§ **Directions**
Which lines run from the start of the data below to the line containing "template <int KG>"? Set them down exactly, with none added.

====================

__device__ __forceinline__ void bnr_gstore(double *p, double v) { *p = v; }
struct bnr_gram_geom { const double *X; int n_pad, q_pad, ksplit, q, ntile; };
__device__ __forceinline__ bnr_gram_geom bnr_geom_of(const bnr_dev &cd) { return bnr_gram_geom{cd.X, cd.n_pad, cd.q_pad, cd.ksplit, cd.q, cd.ntile}; }
template <int KG>
__device__ __forceinline__ void bnr_gram16_task(const bnr_gram_geom &cd, const double *Sp, double *Gpart, int t, int ti, int tj, int ks, double *sred)
{
    const int wave = threadIdx.x >> 6, lane = threadIdx.x & 63;
    const int kg = wave >> 2, wi = (wave >> 1) & 1, wj = wave & 1;
    const int kchunk = cd.q_pad / cd.ksplit;
    const int ksub = kchunk / KG;
    const int eb = ks * kchunk + kg * ksub;
    const int nfull = ksub / BNR_GRAM_KB;
    const bool half = (ksub % BNR_GRAM_KB) != 0;
    const size_t ld = cd.n_pad;
    const int li = lane & 15, lk = lane >> 4;
    const int tg = threadIdx.x & 255, c = tg >> 5, rp = tg & 31;
    const unsigned offI = 8u * ((unsigned)(ti * BNR_GT + 2 * rp) + (unsigned)c * (unsigned)ld), offJ = 8u * ((unsigned)(tj * BNR_GT + 2 * rp) + (unsigned)c * (unsigned)ld);
    const unsigned off8 = 8u * 8u * (unsigned)ld, offS = 8u * (unsigned)c;
    const double *xb = bnr_sgpr_global(cd.X + (size_t)eb * ld);
    const double *sb = bnr_sgpr_global(Sp + eb);
    const int PANEL = BNR_GRAM_KB * BNR_GT;
    double *stg = sred + (size_t)kg * (4 * PANEL);
    const int woff = c * BNR_GT + ((2 * rp) ^ ((c & 1) << 4));
    const int sw = (lk & 1) << 4;
    const int ra0 = (wj * 32 + li) ^ sw, ra1 = (wj * 32 + 16 + li) ^ sw, rb0 = (wi * 32 + li) ^ sw, rb1 = (wi * 32 + 16 + li) ^ sw;
    bnr_d4 c00 = {0, 0, 0, 0}, c01 = {0, 0, 0, 0}, c10 = {0, 0, 0, 0}, c11 = {0, 0, 0, 0};
    bnr_d2 ri0, ri1, rj0, rj1;
    double sv0, sv1;
    const __amdgpu_buffer_rsrc_t rX = bnr_rsrc(xb), rS = bnr_rsrc(sb);
    const int bstep = BNR_GRAM_KB * (int)ld * 8;
#define BNR_GRAM_LOAD(BIDX)                                                                               \
    do {                                                                                                  \
        const int so_ = (BIDX) * bstep;                                                                   \
        sv0 = bnr_bufload_f64(rS, offS, (BIDX) * (BNR_GRAM_KB * 8)); sv1 = bnr_bufload_f64(rS, offS + 64u, (BIDX) * (BNR_GRAM_KB * 8)); \
        ri0 = bnr_bufload_d2(rX, offI, so_); ri1 = bnr_bufload_d2(rX, offI + off8, so_);                  \
        rj0 = bnr_bufload_d2(rX, offJ, so_); rj1 = bnr_bufload_d2(rX, offJ + off8, so_);                  \
    } while (0)
#define BNR_GRAM_STORE(BUF)                                                                               \
    do {                                                                                                  \
        double *nx_ = stg + (size_t)(BUF) * (2 * PANEL);                                                  \
        *(bnr_d2 *)(nx_ + woff) = ri0 * sv0;                                                          \
        *(bnr_d2 *)(nx_ + 8 * BNR_GT + woff) = ri1 * sv1;                                             \
        *(bnr_d2 *)(nx_ + PANEL + woff) = rj0;                                                            \
        *(bnr_d2 *)(nx_ + PANEL + 8 * BNR_GT + woff) = rj1;                                               \
    } while (0)
#define BNR_GRAM_COMPUTE(BUF, K2A, K2B, DIAG)                                                                 \
    do {                                                                                                  \
        const double *bufI = stg + (size_t)(BUF) * (2 * PANEL), *bufJ = bufI + PANEL;                     \
        _Pragma("unroll") for (int k2 = (K2A); k2 < (K2B); ++k2) {                                        \
            const int kk = (4 * k2 + lk) * BNR_GT;                                                        \
            double a0 = bufJ[kk + ra0], a1 = bufJ[kk + ra1];                                              \
            double b0 = bufI[kk + rb0], b1 = bufI[kk + rb1];                                              \
            c00 = __builtin_amdgcn_mfma_f64_16x16x4f64(a0, b0, c00, 0, 0, 0);                             \
            c01 = __builtin_amdgcn_mfma_f64_16x16x4f64(a0, b1, c01, 0, 0, 0);                             \
            if (!(DIAG)) c10 = __builtin_amdgcn_mfma_f64_16x16x4f64(a1, b0, c10, 0, 0, 0);                \
            c11 = __builtin_amdgcn_mfma_f64_16x16x4f64(a1, b1, c11, 0, 0, 0);                             \
        }                                                                                                 \
    } while (0)
    BNR_GRAM_LOAD(0);
    BNR_GRAM_STORE(0);
    BNR_GRAM_LOAD(1);
    __syncthreads();
    if (ti == tj && wi == 0 && wj == 1) {
        int b = 0;
        for (; b + 1 < nfull; b += 2) {
            BNR_GRAM_STORE(1); BNR_GRAM_LOAD(b + 2); __syncthreads();
            BNR_GRAM_STORE(0); BNR_GRAM_LOAD(b + 3); __syncthreads();
        }
        if (b < nfull) { BNR_GRAM_STORE(1); BNR_GRAM_LOAD(b + 2); __syncthreads(); }
        if (half) __syncthreads();
    } else if (ti == tj && wi == wj) {
#define BNR_GRAM_BATCH_L(B, PAR, DIAG)                                                                    \
        do {                                                                                              \
            BNR_GRAM_COMPUTE(PAR, 0, 2, DIAG);                                                            \
            BNR_GRAM_STORE((PAR) ^ 1);                                                                    \
            BNR_GRAM_LOAD((B) + 2);                                                                       \
            BNR_GRAM_COMPUTE(PAR, 2, 4, DIAG);                                                            \
            __syncthreads();                                                                              \
        } while (0)
        int b = 0;
        for (; b + 1 < nfull; b += 2) { BNR_GRAM_BATCH_L(b, 0, true); BNR_GRAM_BATCH_L(b + 1, 1, true); }
        if (b < nfull) BNR_GRAM_BATCH_L(b, 0, true);
        if (half) { if (nfull & 1) BNR_GRAM_COMPUTE(1, 0, 2, true); else BNR_GRAM_COMPUTE(0, 0, 2, true); __syncthreads(); }
    } else {
    int b = 0;
    for (; b + 1 < nfull; b += 2) { BNR_GRAM_BATCH_L(b, 0, false); BNR_GRAM_BATCH_L(b + 1, 1, false); }
    if (b < nfull) BNR_GRAM_BATCH_L(b, 0, false);
    if (half) { if (nfull & 1) BNR_GRAM_COMPUTE(1, 0, 2, false); else BNR_GRAM_COMPUTE(0, 0, 2, false); __syncthreads(); }
    }
    double *mine = sred + (size_t)kg * (BNR_GT * BNR_GT);
    const int jb = wj * 32 + (lane >> 4), ib = wi * 32 + (lane & 15);
#pragma unroll
    for (int r = 0; r < 4; ++r) {
        mine[(jb + 4 * r) * BNR_GT + ib] = c00[r];
        mine[(jb + 4 * r) * BNR_GT + ib + 16] = c01[r];
        mine[(jb + 16 + 4 * r) * BNR_GT + ib] = c10[r];
        mine[(jb + 16 + 4 * r) * BNR_GT + ib + 16] = c11[r];
    }
    __syncthreads();
    double *out = Gpart + ((size_t)ks * (cd.ntile * (cd.ntile + 1) / 2) + t) * (BNR_GT * BNR_GT);
#pragma unroll
    for (int idx = threadIdx.x; idx < BNR_GT * BNR_GT; idx += KG * 256) {
        if (KG == 4) bnr_gstore(out + idx, (sred[idx] + sred[BNR_GT * BNR_GT + idx]) + (sred[2 * BNR_GT * BNR_GT + idx] + sred[3 * BNR_GT * BNR_GT + idx]));
        else bnr_gstore(out + idx, sred[idx] + sred[BNR_GT * BNR_GT + idx]);
    }
}
template <class SRC, int KG>
__global__ __launch_bounds__(KG * 256, 4 / KG) void k_gram(const SRC chain_src, int s, int nchains)
{
    const int gid = blockIdx.x, gx = gid & 7, gr = gid >> 3;
    const int gchain = gr % nchains, gslot = (gr / nchains) * 8 + gx;
    const bnr_dev &cd = chain_src.at(gchain);
    __shared__ double sred[KG * BNR_GT * BNR_GT];
    const bnr_plan_entry P = cd.plan[cd.pbase[0] + s];
    const double *Sp = cd.trace + (size_t)P.prev * cd.rowlen + cd.o_S;
    if (gslot >= cd.ksplit * (cd.ntile * (cd.ntile + 1) / 2)) return;
    const int task = cd.gmap[gslot];
    int t = task & 0xFFFF, ti = 0;
    const int ks = task >> 16;
    while ((ti + 1) * (ti + 2) / 2 <= t) ++ti;
    int tj = t - ti * (ti + 1) / 2;
    BNR_TL_IN(cd, TL_GRAM, gslot == 0);
    bnr_gram16_task<KG>(bnr_geom_of(cd), Sp, cd.Gpart, t, ti, tj, ks, sred);
    bnr_gram_count(cd, tj);
    BNR_TL_OUT(cd, TL_GRAM);
}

====================

§ **Solved problem**
__device__ __forceinline__ void bnr_gstore(double *p, double v) { *p = v; }
struct bnr_gram_geom { const double *X; int n_pad, q_pad, ksplit, q, ntile; };
__device__ __forceinline__ bnr_gram_geom bnr_geom_of(const bnr_dev &cd) { return bnr_gram_geom{cd.X, cd.n_pad, cd.q_pad, cd.ksplit, cd.q, cd.ntile}; }
template <int KG>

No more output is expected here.